Problem to solve: Return only what lies between the first line of the entries and the line containing "const float* q", both lines included.

[Records drawn from a dataset]
====
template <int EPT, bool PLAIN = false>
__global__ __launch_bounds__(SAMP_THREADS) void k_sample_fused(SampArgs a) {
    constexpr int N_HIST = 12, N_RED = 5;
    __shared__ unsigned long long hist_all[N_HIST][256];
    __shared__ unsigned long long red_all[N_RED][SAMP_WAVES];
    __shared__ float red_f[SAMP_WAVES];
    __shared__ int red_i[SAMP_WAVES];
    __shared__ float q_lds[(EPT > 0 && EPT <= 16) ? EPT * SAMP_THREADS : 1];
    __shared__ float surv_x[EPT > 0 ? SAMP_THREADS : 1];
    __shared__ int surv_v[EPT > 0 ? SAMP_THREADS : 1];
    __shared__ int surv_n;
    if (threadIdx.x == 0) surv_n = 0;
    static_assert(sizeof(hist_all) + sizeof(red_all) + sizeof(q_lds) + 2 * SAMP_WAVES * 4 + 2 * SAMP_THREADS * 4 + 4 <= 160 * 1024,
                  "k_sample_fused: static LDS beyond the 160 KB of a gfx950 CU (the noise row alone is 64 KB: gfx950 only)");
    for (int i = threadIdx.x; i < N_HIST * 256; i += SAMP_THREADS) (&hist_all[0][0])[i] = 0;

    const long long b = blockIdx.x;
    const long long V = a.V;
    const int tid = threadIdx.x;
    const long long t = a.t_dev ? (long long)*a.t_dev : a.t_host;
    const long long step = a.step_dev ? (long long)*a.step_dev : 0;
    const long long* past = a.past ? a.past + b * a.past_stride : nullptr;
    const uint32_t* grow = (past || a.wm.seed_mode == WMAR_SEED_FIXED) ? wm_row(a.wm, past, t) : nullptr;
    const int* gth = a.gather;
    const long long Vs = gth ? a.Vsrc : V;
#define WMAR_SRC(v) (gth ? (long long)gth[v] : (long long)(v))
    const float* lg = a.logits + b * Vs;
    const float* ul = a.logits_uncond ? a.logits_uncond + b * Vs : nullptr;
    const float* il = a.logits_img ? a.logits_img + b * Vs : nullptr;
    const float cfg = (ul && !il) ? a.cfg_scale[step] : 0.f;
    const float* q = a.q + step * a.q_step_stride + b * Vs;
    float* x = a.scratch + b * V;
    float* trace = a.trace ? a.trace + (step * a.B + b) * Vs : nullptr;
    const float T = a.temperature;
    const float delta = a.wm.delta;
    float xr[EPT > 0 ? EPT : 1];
====
Solution below:
template <int EPT, bool PLAIN = false>
__global__ __launch_bounds__(SAMP_THREADS) void k_sample_fused(SampArgs a) {
    constexpr int N_HIST = 12, N_RED = 5;
    __shared__ unsigned long long hist_all[N_HIST][256];
    __shared__ unsigned long long red_all[N_RED][SAMP_WAVES];
    __shared__ float red_f[SAMP_WAVES];
    __shared__ int red_i[SAMP_WAVES];
    __shared__ float q_lds[(EPT > 0 && EPT <= 16) ? EPT * SAMP_THREADS : 1];
    __shared__ float surv_x[EPT > 0 ? SAMP_THREADS : 1];
    __shared__ int surv_v[EPT > 0 ? SAMP_THREADS : 1];
    __shared__ int surv_n;
    if (threadIdx.x == 0) surv_n = 0;
    static_assert(sizeof(hist_all) + sizeof(red_all) + sizeof(q_lds) + 2 * SAMP_WAVES * 4 + 2 * SAMP_THREADS * 4 + 4 <= 160 * 1024,
                  "k_sample_fused: static LDS beyond the 160 KB of a gfx950 CU (the noise row alone is 64 KB: gfx950 only)");
    for (int i = threadIdx.x; i < N_HIST * 256; i += SAMP_THREADS) (&hist_all[0][0])[i] = 0;

    const long long b = blockIdx.x;
    const long long V = a.V;
    const int tid = threadIdx.x;
    const long long t = a.t_dev ? (long long)*a.t_dev : a.t_host;
    const long long step = a.step_dev ? (long long)*a.step_dev : 0;
    const long long* past = a.past ? a.past + b * a.past_stride : nullptr;
    const uint32_t* grow = (past || a.wm.seed_mode == WMAR_SEED_FIXED) ? wm_row(a.wm, past, t) : nullptr;
    const int* gth = a.gather;
    const long long Vs = gth ? a.Vsrc : V;
#define WMAR_SRC(v) (gth ? (long long)gth[v] : (long long)(v))
    const float* lg = a.logits + b * Vs;
    const float* ul = a.logits_uncond ? a.logits_uncond + b * Vs : nullptr;
    const float* il = a.logits_img ? a.logits_img + b * Vs : nullptr;
    const float cfg = (ul && !il) ? a.cfg_scale[step] : 0.f;
    const float* q = a.q + step * a.q_step_stride + b * Vs;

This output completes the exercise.